# Shaft lenght ? on Pathfinder 15t



## cvilt (May 31, 2010)

Hey guy's my 15t has a 25hp yammi long shaft and it runs great but when I sit here and look it sure hangs down past the bottom of the hull. Is that correct? It seems to negate the tunnel. Just a question and any comments are welcome. [smiley=1-mmm.gif]


----------



## swaddict (Dec 19, 2009)

I have the 17t with a 60 and the cavitation plate is level with the top of the tunnel. If need be I can post up a pic. Hope that helps


----------



## aflatsnut (Feb 12, 2010)

Here's a shot of my 15T w/50 yammy


----------



## aflatsnut (Feb 12, 2010)

BTW mine's a 20" shaft but I'm not braggin.


----------



## cvilt (May 31, 2010)

Thank you it is the same.
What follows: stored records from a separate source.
@@ -81,6 +82,7 @@
   uint8_t *cand;
   uint32_t *work_list;
   uint32_t *work_count;
+  unsigned long long *park_total;
   uint32_t *sel_list;
   float *bands;
   float *mags;
diff --git a/carta1_amd/csrc/c1_k_allocate.hip b/carta1_amd/csrc/c1_k_allocate.hip
--- a/carta1_amd/csrc/c1_k_allocate.hip
+++ b/carta1_amd/csrc/c1_k_allocate.hip
@@ -7,6 +7,8 @@
 constexpr uint32_t kSentinel = 52u;
 constexpr int kCandBytes = kCandidateBytes;
 constexpr double kAlive = -1.0;
+constexpr int kParkDwords = 56;
+static_assert(kParkDwords * 4 <= kCandBytes && kParkDwords >= kHeapSlotsPerLane + 2, "parked heap state must fit a candidate record");
 
 __device__ __forceinline__ uint32_t heap_entry(uint32_t rank, int size, int s, int wl, int b) {
   return (rank << 21) | ((uint32_t)size << 16) | ((uint32_t)s << 10) | ((uint32_t)wl << 6) | (uint32_t)b;
@@ -31,20 +33,23 @@
   }
 }
 
-__device__ __forceinline__ void run_candidate(uint32_t *hp, int n, const uint32_t (&sf)[13], const C1DevEncOpts *O,
-                                              bool live, uint64_t &res0, uint64_t &res1, uint64_t &res2,
-                                              uint64_t &res3, double &total) {
-  const __attribute__((address_space(4))) uint16_t *rank_t = (const __attribute__((address_space(4))) uint16_t *)O->rank;
-  const __attribute__((address_space(4))) double *biased = (const __attribute__((address_space(4))) double *)O->biased;
-  const bool affine = O->rank_affine != 0;
-  const int ka = O->rank_a, kb = O->rank_b, kc = O->rank_c, koff = O->rank_off;
-  const int nkb = -kb, kc_off = kc + koff;
-  auto rank_of = [&](int s, int wl) -> uint32_t {
+struct HeapRank {
+  const __attribute__((address_space(4))) uint16_t *t;
+  bool affine;
+  int ka, nkb, koff, kc_off;
+  __device__ __forceinline__ explicit HeapRank(const C1DevEncOpts *O)
+      : t((const __attribute__((address_space(4))) uint16_t *)O->rank),
+        affine(O->rank_affine != 0), ka(O->rank_a), nkb(-O->rank_b), koff(O->rank_off), kc_off(O->rank_c + O->rank_off) {}
+  __device__ __forceinline__ uint32_t operator()(int s, int wl) const {
     if (affine) return (uint32_t)(wl == 0 ? __mul24(ka, s) + kc_off : __mul24(ka, s) + koff + __mul24(nkb, wl + 1));
-    return rank_t[s * 16 + (wl & 15)];
-  };
-  int remaining = 212 * 8 - 40 - 10 * n;
-  int hs = 0;
+    return t[s * 16 + (wl & 15)];
+  }
+};
+
+__device__ __forceinline__ void heap_build(uint32_t *hp, int n, const uint32_t (&sf)[13], const HeapRank &rank_of, bool live,
+                                           int &remaining, int &hs) {
+  remaining = 212 * 8 - 40 - 10 * n;
+  hs = 0;
 #pragma unroll
   for (int b = 0; b < 52; b++) {
     if (b < n) {
@@ -58,9 +63,12 @@
     const int l = 2 * i + 1;
     heap_sift_down(hp, 52, i, hp[i * 64], hp[l * 64], hp[(l + 1) * 64], true);
   }
-  uint32_t r0 = hp[0], r1 = hp[64], r2 = hp[128];
+}
+
+__device__ __forceinline__ bool heap_spend(uint32_t *hp, const HeapRank &rank_of, uint32_t &r0, uint32_t &r1, uint32_t &r2,
+                                           int &remaining, int &hs, int park) {
   bool run = remaining >= 4 && hs > 0;
-  while (__builtin_amdgcn_ballot_w64(run) != 0) {
+  while (__popcll(__builtin_amdgcn_ballot_w64(run)) > park) {
     const uint32_t top = r0;
     const int wl = (top >> 6) & 15, size = (top >> 16) & 31, s = (top >> 10) & 63;
     const int cost = size << (wl == 0 ? 1 : 0);
@@ -126,6 +134,13 @@
     }
     run = run && remaining >= 4 && hs > 0;
   }
+  return run;
+}
+
+__device__ __forceinline__ void heap_result(uint32_t *hp, int n, const uint32_t (&sf)[13], const C1DevEncOpts *O, uint32_t r0,
+                                            uint32_t r1, uint32_t r2, uint64_t &res0, uint64_t &res1, uint64_t &res2,
+                                            uint64_t &res3, double &total) {
+  const __attribute__((address_space(4))) double *biased = (const __attribute__((address_space(4))) double *)O->biased;
   hp[0] = r0; hp[64] = r1; hp[128] = r2;
   {
     uint8_t *hb = reinterpret_cast<uint8_t *>(hp);
@@ -166,6 +181,17 @@
   }
 }
 
+__device__ __forceinline__ void run_candidate(uint32_t *hp, int n, const uint32_t (&sf)[13], const C1DevEncOpts *O,
+                                              bool live, uint64_t &res0, uint64_t &res1, uint64_t &res2,
+                                              uint64_t &res3, double &total) {
+  const HeapRank rank_of(O);
+  int remaining, hs;
+  heap_build(hp, n, sf, rank_of, live, remaining, hs);
+  uint32_t r0 = hp[0], r1 = hp[64], r2 = hp[128];
+  heap_spend(hp, rank_of, r0, r1, r2, remaining, hs, 0);
+  heap_result(hp, n, sf, O, r0, r1, r2, res0, res1, res2, res3, total);
+}
+
 __device__ __forceinline__ void load_sfi(const uint8_t *side, int64_t unit, uint32_t (&sf)[13]) {
   const uint4 *src = reinterpret_cast<const uint4 *>(side + unit * kSideBytes);
   const uint4 a = src[0], b = src[1], c = src[2];
@@ -183,6 +209,53 @@
 }
 
 __device__ __forceinline__ bool getenv_no_tonal(const C1DevEncOpts *O) { return O->alloc_no_tonal != 0; }
+
+__device__ __forceinline__ void finish_first(const C1EncodeLaunch &L, int lane, int64_t unit, bool live, bool tonal,
+                                             const uint32_t (&sf)[13], uint64_t r0, uint64_t r1, uint64_t r2, uint64_t r3,
+                                             double total) {
+  const __attribute__((address_space(4))) double *biased = (const __attribute__((address_space(4))) double *)L.opts->biased;
+  uint32_t survivors = 0;
+  {
+    double t0 = 0, t1 = 0, t2 = 0, t3 = 0, t4 = 0, t5 = 0, t6 = 0;
+#pragma unroll
+    for (int b = 20; b < 52; b++) {
+      const int s = (sf[b >> 2] >> ((b & 3) * 8)) & 63;
+      const double bs = biased[s];
+      const double z = s != 0 ? (double)f32(bs * 2.0 * (double)kSpecs[b]) : 0.0;
+      t0 += z;
+      if (b >= 28) t1 += z;
+      if (b >= 32) t2 += z;
+      if (b >= 36) t3 += z;
+      if (b >= 40) t4 += z;
+      if (b >= 44) t5 += z;
+      if (b >= 48) t6 += z;
+    }
+    const bool finite = total < __builtin_huge_val();
+    survivors = (!(finite && t0 > total) ? 1u : 0u) | (!(finite && t1 > total) ? 2u : 0u) |
+                (!(finite && t2 > total) ? 4u : 0u) | (!(finite && t3 > total) ? 8u : 0u) |
+                (!(finite && t4 > total) ? 16u : 0u) | (!(finite && t5 > total) ? 32u : 0u) |
+                (!(finite && t6 > total) ? 64u : 0u);
+  }
+  if (tonal) survivors = 0xffu;
+  const bool finite52 = total < __builtin_huge_val();
+  if (live && survivors == 0) {
+    uint64_t *dst = reinterpret_cast<uint64_t *>(L.alloc + unit * kAllocBytes);
+    if (finite52) { dst[0] = r0; dst[1] = r1; dst[2] = r2; dst[3] = r3 | (7ull << 60); }
+    else { dst[0] = 0; dst[1] = 0; dst[2] = 0; dst[3] = 1ull << 59; }
+  } else if (live) {
+    uint8_t *base = L.cand + unit * kCandBytes;
+    double *tot = reinterpret_cast<double *>(base);
+#pragma unroll
+    for (int c = 0; c < 7; c++) tot[c] = ((survivors >> c) & 1u) ? kAlive : __builtin_huge_val();
+    if (tonal) tot[7] = kAlive;
+    else store_candidate(L.cand, unit, 7, finite52 ? total : __builtin_huge_val(), r0, r1, r2, r3);
+  }
+  const uint64_t sel_mask = __builtin_amdgcn_ballot_w64(live && survivors != 0);
+  uint32_t sel_base = 0;
+  if (lane == 0 && sel_mask != 0) sel_base = atomicAdd(L.work_count + 1, (uint32_t)__popcll(sel_mask));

When my two remaining braincells connect I get a little loopie.  It is a great fishing platform and goes so skinny I need to pay attention or bring camping gear ;D


----------



## cvilt (May 31, 2010)

15t with a 50hp.Sounds like fun. What is top end and is it scary?


----------



## aflatsnut (Feb 12, 2010)

With light load and my 250# it will do close to 40, not scary at all.


----------



## cvilt (May 31, 2010)

I like power.


----------